Türkiye’de YES sistemleri
Milli bir katmanlı hava savunma şemsiyesi kurmakta olan Türkiye'de, YES alanında son yıllarda kayda değer gelişmeler sağlandı. Bunlar arasında ROKETSAN tarafından geliştirilen Alka ve TÜBİTAK BİLGEM tarafından geliştirilen ARMOL örnek olarak verilebilir.
Alka YES sistemi, özellikle İHA'lara karşı geliştirilmiş ve üzerinde hem lazer silahı hem de elektromanyetik karıştırma sistemi bulunan entegre bir sistem. Alka'nın bir diğer kullanım alanı, el yapımı patlayıcıların (EYP) imhası. 750m etkili tahrip menziline sahip Alka, kendi bünyesindeki hassas elektro-optik hedef takip sistemi ile hedefin vurulacak bölgesini seçebiliyor. Araca monteli ya da sabit olarak konuşlandırılabilen Alka'nın bu yıl içinde Emniyet Genel Müdürlüğü hizmetine girmesi planlanıyor.
TÜBİTAK BİLGEM tarafından geliştirilen ARMOL, yüksek güçlü lazer sistemi ile birlikte açık alanda yüksek çözünürlüklü görüntü alabilme yeteneğine sahip bir sistem. Bu özelliği ile istihbarat amaçlı bilgi toplama, tehdidi önceden tespit edip etkisizleştirme süreci için gerekli planlamaları önceden yapabilme imkanı sağlamakta. ARMOL'un önemli bir diğer işlevi, tel kesme, demir, çelik gibi materyalleri tahrip edebilme yeteneği ile teröristler tarafından hazırlanmış tuzakları uzaktan etkisiz hale getirmek. Farklı tiplerde kara araçlarına monte edilebilen ARMOL, 2019 yılında gerçekleştirilen kabul testlerini tamamlayarak Türk Silahlı Kuvvetleri envanterine girmişti.

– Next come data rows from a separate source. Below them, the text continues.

# ACEfanatic02/par_raytracer

Hardware: AMD Instinct MI355X
Metric: Mrays/s at 1920x1080x8spp, 1M-tri OBJ (higher is better)
Workload: dtype f32; 1 GPU; C4: synthetic 1,002,528-triangle terrain OBJ (1,024 groups), 1920x1080, 8 spp, bounce_depth 2; seed=1234, triangles=1002528, width=1920, height=1080, spp=8, bounce_depth=2, rays_per_frame=77049910, parallelism=pixel rows sharded in 8-row blocks over 1 GPU(s), pipeline=pool, frames_in_flight=1

## Files before the change

par_raytracer_amd/csrc/dev_trace4.h:

```cpp
#pragma once

#include "dev_trace_common.h"

namespace prt {

struct TravRay {
    f3 o, d;
    float ix, iy, iz;
    float pnx, pny, pnz;
    HitRec best;
    int node, sp, kind;
};


enum { TRAV_SENTINEL = (int)0x80000000, TRAV_FLAG_NEAR = 1, TRAV_FLAG_OVERFLOW = 2, TRAV_SENTINEL_LAST = (int)0x80000003 };
PRT_D bool trav_done(int node) { return node <= TRAV_SENTINEL_LAST; }
PRT_D bool trav_flagged(int node) { return node <= TRAV_SENTINEL_LAST && node != TRAV_SENTINEL; }

typedef int StackEntry;
enum { STACK_ENTRY_INTS = 1, BVH_NODE_BYTES = 64, STACK_LDS_CAP_DEFAULT = 24 };

template <int BLOCK>
struct LdsStack {
    int * col;
    unsigned int cap;
    PRT_D void attach(int * lds, unsigned int tid) { col = lds + tid; }
    PRT_D int * frame_col() const { return col; }
    PRT_D bool push(int sp, int v) const {
        if ((unsigned int)sp < cap) { col[sp * BLOCK] = v; return true; }
        return false;
    }
    PRT_D int pop(int sp) const { return col[sp * BLOCK]; }
    PRT_D void flag(int bit) const { col[0] |= bit; }
};

template <int BLOCK>
struct LdsSpillStack {
    int * col;
    unsigned int cap;
    PRT_D void attach(int * lds, unsigned int tid) { col = lds + tid; }
    PRT_D int * frame_col() const { return col; }
    PRT_D void set_spill(int * base, unsigned int lanes) { spill = base; spill_stride = lanes; }
    int * spill;
    unsigned int spill_stride;
    PRT_D size_t spill_index(int sp) const {
        return (size_t)((unsigned int)sp - cap) * spill_stride + (blockIdx.x * (unsigned int)BLOCK + threadIdx.x);
    }
    PRT_D bool push(int sp, int v) const {
        if ((unsigned int)sp < cap) col[sp * BLOCK] = v;
        else spill[spill_index(sp)] = v;
        return true;
    }
    PRT_D int pop(int sp) const {
        if ((unsigned int)sp < cap) return col[sp * BLOCK];
        return spill[spill_index(sp)];
    }
    PRT_D void flag(int bit) const { col[0] |= bit; }
};

struct GlobalStack {
    int * col;
    size_t stride;
    PRT_D void attach(int * base, size_t lane, size_t lanes) { col = base + lane; stride = lanes; }
    PRT_D bool push(int sp, int v) const { col[(size_t)sp * stride] = v; return true; }
    PRT_D int pop(int sp) const { return col[(size_t)sp * stride]; }
    PRT_D void flag(int bit) const { col[0] |= bit; }
};

PRT_D void trav_idle(TravRay & r) { r.node = TRAV_SENTINEL; r.sp = 0; r.kind = 0; }
PRT_D bool trav_walking(const TravRay & r) { return r.node >= 0; }
PRT_D bool trav_done(const TravRay & r) { return trav_done(r.node); }

template <class STK> PRT_D int trav_end_flags(const TravRay & r, const STK &) { return trav_done(r.node) ? (r.node & 3) : 0; }
template <class STK> PRT_D bool trav_wants_resolve(const TravRay & r, const STK & stk) { return r.kind == TRACE_CLOSEST && (trav_end_flags(r, stk) & TRAV_FLAG_NEAR) != 0 && r.best.tri >= 0; }
template <class STK> PRT_D bool trav_needs_slow_path(const TravRay & r, const STK & stk) { return (trav_end_flags(r, stk) & TRAV_FLAG_OVERFLOW) != 0 || trav_wants_resolve(r, stk); }

template <class STK>
PRT_D void trav_pop(TravRay & r, const STK & stk) {
    r.sp--;
    r.node = stk.pop(r.sp);
}
template <class STK>
PRT_D void trav_push(TravRay & r, const STK & stk, int link) {
    if (stk.push(r.sp, link)) r.sp++;
    else stk.flag(TRAV_FLAG_OVERFLOW);
}

template <class STK>
PRT_D void trav_init(TravRay & r, f3 o, f3 d, int kind, float pad, const STK & stk) {
    r.o = o;
    r.d = d;
    const float tiny = 1e-30f;
    float dx = fabsf(d.x) < tiny ? (d.x < 0.0f ? -tiny : tiny) : d.x;
    float dy = fabsf(d.y) < tiny ? (d.y < 0.0f ? -tiny : tiny) : d.y;
    float dz = fabsf(d.z) < tiny ? (d.z < 0.0f ? -tiny : tiny) : d.z;
    r.ix = 1.0f / dx; r.iy = 1.0f / dy; r.iz = 1.0f / dz;
    r.pnx = (dx < 0.0f ? o.x - pad : o.x + pad) * r.ix;
    r.pny = (dy < 0.0f ? o.y - pad : o.y + pad) * r.iy;
    r.pnz = (dz < 0.0f ? o.z - pad : o.z + pad) * r.iz;
    r.best.t = 3.402823466e+38f;
    r.best.v = r.best.w = 0.0f;
    r.best.tri = -1;
    r.kind = kind;
    stk.push(0, TRAV_SENTINEL);
    r.sp = 1;
    r.node = 0;
}

PRT_D void cswap(float & ka, float & kb, int & la, int & lb) {
    const bool sw = kb < ka;
    const float k0 = sw ? kb : ka, k1 = sw ? ka : kb;
    const int l0 = sw ? lb : la, l1 = sw ? la : lb;
    ka = k0; kb = k1; la = l0; lb = l1;
}

template <class STK, bool COUNT>
PRT_D void trav_node_step(const DevScene & sc, TravRay & r, const STK & stk, TraceStats & st, float pad) {
    const uint4 * np = reinterpret_cast<const uint4 *>(reinterpret_cast<const char *>(sc.nodes) + ((unsigned int)r.node << 6));
    const uint4 w0 = np[0], w1 = np[1], w2 = np[2], w3 = np[3];
    if (COUNT) { st.nodes++; if (first_active_lane()) st.wnodes++; if ((unsigned int)r.sp > st.max_sp) st.max_sp = (unsigned int)r.sp; }
    const float kx = __uint_as_float(w0.w) * r.ix;
    const float ky = __uint_as_float(w3.z) * r.iy;
    const float kz = __uint_as_float(w3.w) * r.iz;
    const float ox = __uint_as_float(w0.x), oy = __uint_as_float(w0.y), oz = __uint_as_float(w0.z);
    const float pad2 = pad + pad;
    const float cnx = __builtin_fmaf(ox, r.ix, -r.pnx), cfx = __builtin_fmaf(pad2, fabsf(r.ix), cnx);
    const float cny = __builtin_fmaf(oy, r.iy, -r.pny), cfy = __builtin_fmaf(pad2, fabsf(r.iy), cny);
    const float cnz = __builtin_fmaf(oz, r.iz, -r.pnz), cfz = __builtin_fmaf(pad2, fabsf(r.iz), cnz);
    const bool sx = r.ix < 0.0f, sy = r.iy < 0.0f, sz = r.iz < 0.0f;
    const unsigned int qnx = sx ? w1.w : w1.x, qfx = sx ? w1.x : w1.w;
    const unsigned int qny = sy ? w2.x : w1.y, qfy = sy ? w1.y : w2.x;
    const unsigned int qnz = sz ? w2.y : w1.z, qfz = sz ? w1.z : w2.y;
    float key[4];
    int link[4] = { (int)w2.z, (int)w2.w, (int)w3.x, (int)w3.y };
    const float inf = __uint_as_float(0x7F800000u);
#pragma unroll
    for (int k = 0; k < 4; ++k) {
        const float nx = __builtin_fmaf((float)((qnx >> (8 * k)) & 0xFFu), kx, cnx);
        const float fx = __builtin_fmaf((float)((qfx >> (8 * k)) & 0xFFu), kx, cfx);
        const float ny = __builtin_fmaf((float)((qny >> (8 * k)) & 0xFFu), ky, cny);
        const float fy = __builtin_fmaf((float)((qfy >> (8 * k)) & 0xFFu), ky, cfy);
        const float nz = __builtin_fmaf((float)((qnz >> (8 * k)) & 0xFFu), kz, cnz);
        const float fz = __builtin_fmaf((float)((qfz >> (8 * k)) & 0xFFu), kz, cfz);
        const float tmin = fmaxf(fmaxf(fmaxf(nx, ny), nz), 0.0f);
        const float tmax = fminf(fminf(fminf(fx, fy), fz), r.best.t);
        key[k] = tmin <= tmax ? tmin : inf;
    }
    cswap(key[0], key[1], link[0], link[1]);
    cswap(key[2], key[3], link[2], link[3]);
    cswap(key[0], key[2], link[0], link[2]);
    cswap(key[1], key[3], link[1], link[3]);
    cswap(key[1], key[2], link[1], link[2]);
    if (key[0] < inf) {
        if (COUNT && first_active_lane()) st.wdescend++;
        if (COUNT) {
            const unsigned long long p3 = __ballot(key[3] < inf), p2 = __ballot(key[2] < inf), p1 = __ballot(key[1] < inf);
            if (first_active_lane()) st.wpush += (unsigned int)(p3 != 0ull) + (unsigned int)(p2 != 0ull) + (unsigned int)(p1 != 0ull);
        }
        if (key[3] < inf) trav_push(r, stk, link[3]);
        if (key[2] < inf) trav_push(r, stk, link[2]);
        if (key[1] < inf) trav_push(r, stk, link[1]);
        r.node = link[0];
    } else {
        if (COUNT && r.best.tri >= 0) st.culled++;
        if (COUNT && first_active_lane()) st.wpop++;
        trav_pop(r, stk);
    }
}

template <class STK, bool COUNT>
PRT_D bool trav_leaf(const DevScene & sc, TravRay & r, const STK & stk, TraceStats & st) {
    const f3 qp = r.o - (r.o + r.d);
    const unsigned int leaf = (unsigned int)~r.node;
    const unsigned int first = leaf >> 2, count = (leaf & 3u) + 1u;
    if (COUNT) { if (first_active_lane()) st.wleaves++; }
    int next_node = stk.pop(r.sp - 1);
    bool flagged = false;
    for (unsigned int i = 0; i < count; ++i) {
        const unsigned int ti = first + i;
        const float4 * tp = reinterpret_cast<const float4 *>(reinterpret_cast<const char *>(sc.tris) + ti * 48u);
        const float4 r0 = tp[0], r1 = tp[1], r2 = tp[2];
#if defined(__HIP_DEVICE_COMPILE__)
        asm volatile("" :: "v"(r0.x), "v"(r0.y), "v"(r0.z));
#endif
        if (COUNT) { st.tris++; if (first_active_lane()) st.wtris++; }
        float t, v, w;
        bool near;
        const bool hit = tri_test(r.o, r.d, qp, mk3(r0.x, r0.y, r0.z), mk3(r0.w, r1.x, r1.y), mk3(r1.z, r1.w, r2.x),
                                  mk3(r2.y, r2.z, r2.w), r.best.t, t, v, w, near);
        if (near) {
            stk.flag(TRAV_FLAG_NEAR);
            flagged = true;
        }
        if (hit) {
            r.best.t = t;
            r.best.v = v;
            r.best.w = w;
            r.best.tri = (int)ti;
            if (r.kind & TRACE_ANY) return true;
        }
    }
    if (flagged && r.sp == 1) next_node |= TRAV_FLAG_NEAR;
    r.sp--;
    r.node = next_node;
    return false;
}

template <class STK, bool COUNT>
PRT_D HitRec resolve_near_ties(const DevScene & sc, f3 o, f3 d, float pad, float min_t, const STK & stk, TraceStats & st) {
    TravRay r;
    HitRec result;
    result.t = 3.402823466e+38f; result.v = result.w = 0.0f; result.tri = -1;
    const f3 qp = o - (o + d);
    float bound = min_t * PRT_TIE_NEAR;
    for (unsigned int widen = 0; ; ++widen) {
        const bool last = widen >= sc.tie_widen_max;
        const float moat = bound * 1.00000095367431640625f;
        bool occupied = false;
        float best = 3.402823466e+38f;
        result.tri = -1;
        unsigned int next_rank = 0;
        RefSphereWalk walk;
        walk.reset();
        for (;;) {
            unsigned int c_rank = 0xFFFFFFFFu;
            int c_tri = -1;
            trav_init(r, o, d, TRACE_CLOSEST, pad, stk);
            r.best.t = moat;
            for (;;) {
                while (r.node >= 0) trav_node_step<STK, COUNT>(sc, r, stk, st, pad);
                if (trav_done(r.node)) break;
                const unsigned int leaf = (unsigned int)~r.node;
                const unsigned int first = leaf >> 2, count = (leaf & 3u) + 1u;
                for (unsigned int i = 0; i < count; ++i) {
                    const unsigned int ti = first + i;
                    const float4 * tp = sc.tris + 3 * (size_t)ti;
                    const float4 r0 = tp[0], r1 = tp[1], r2 = tp[2];
                    float t, dd, v, w;
                    if (!tri_geom(o, qp, mk3(r0.x, r0.y, r0.z), mk3(r0.w, r1.x, r1.y), mk3(r1.z, r1.w, r2.x), mk3(r2.y, r2.z, r2.w), t, dd, v, w)) continue;
                    const float th = t * (1.0f / dd);
                    if (th > bound) { if (th <= moat) occupied = true; continue; }
                    const unsigned int rk = sc.tri_rank[ti];
                    if (rk >= next_rank && rk < c_rank) { c_rank = rk; c_tri = (int)ti; }
                }
                trav_pop(r, stk);
            }
            if (c_tri < 0 || (occupied && !last)) break;
            const float4 * tp = sc.tris + 3 * (size_t)c_tri;
            const float4 r0 = tp[0], r1 = tp[1], r2 = tp[2];
            float t, v, w;
            if (walk.offers(sc, o, d, c_rank, best) &&
                tri_test_ref(o, qp, mk3(r0.x, r0.y, r0.z), mk3(r0.w, r1.x, r1.y), mk3(r1.z, r1.w, r2.x), mk3(r2.y, r2.z, r2.w), best, t, v, w)) {
                best = t;
                result.t = t; result.v = v; result.w = w; result.tri = c_tri;
            }
            next_rank = c_rank + 1u;
        }
        if (!occupied) break;
        if (last) {
            if (sc.near_tie_unresolved) atomicAdd(sc.near_tie_unresolved, 1ull);
            break;
        }
        bound = moat * PRT_TIE_NEAR;
    }
    return result;
}
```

Sonuç olarak YES sistemlerinin, teknolojideki gelişmeler doğrultusunda özellikle terör örgütlerinden kaynaklanan İHA, roket ve EYP tehditlerini bertaraf etmede büyük imkanlar sağladığını söylemek mümkün. Buna karşın YES sistemlerinin kabiliyetlerinin artması, enerji verimliliği ve geliştirme maliyetlerine doğrudan bağlı. Her halükarda, hava tehditlerinin son derece hızlı bir şekilde nitelik değiştirdiği modern muharebe sahasında, YES sistemleri hava savunma şemsiyesinin temel unsurlarından olmaya aday.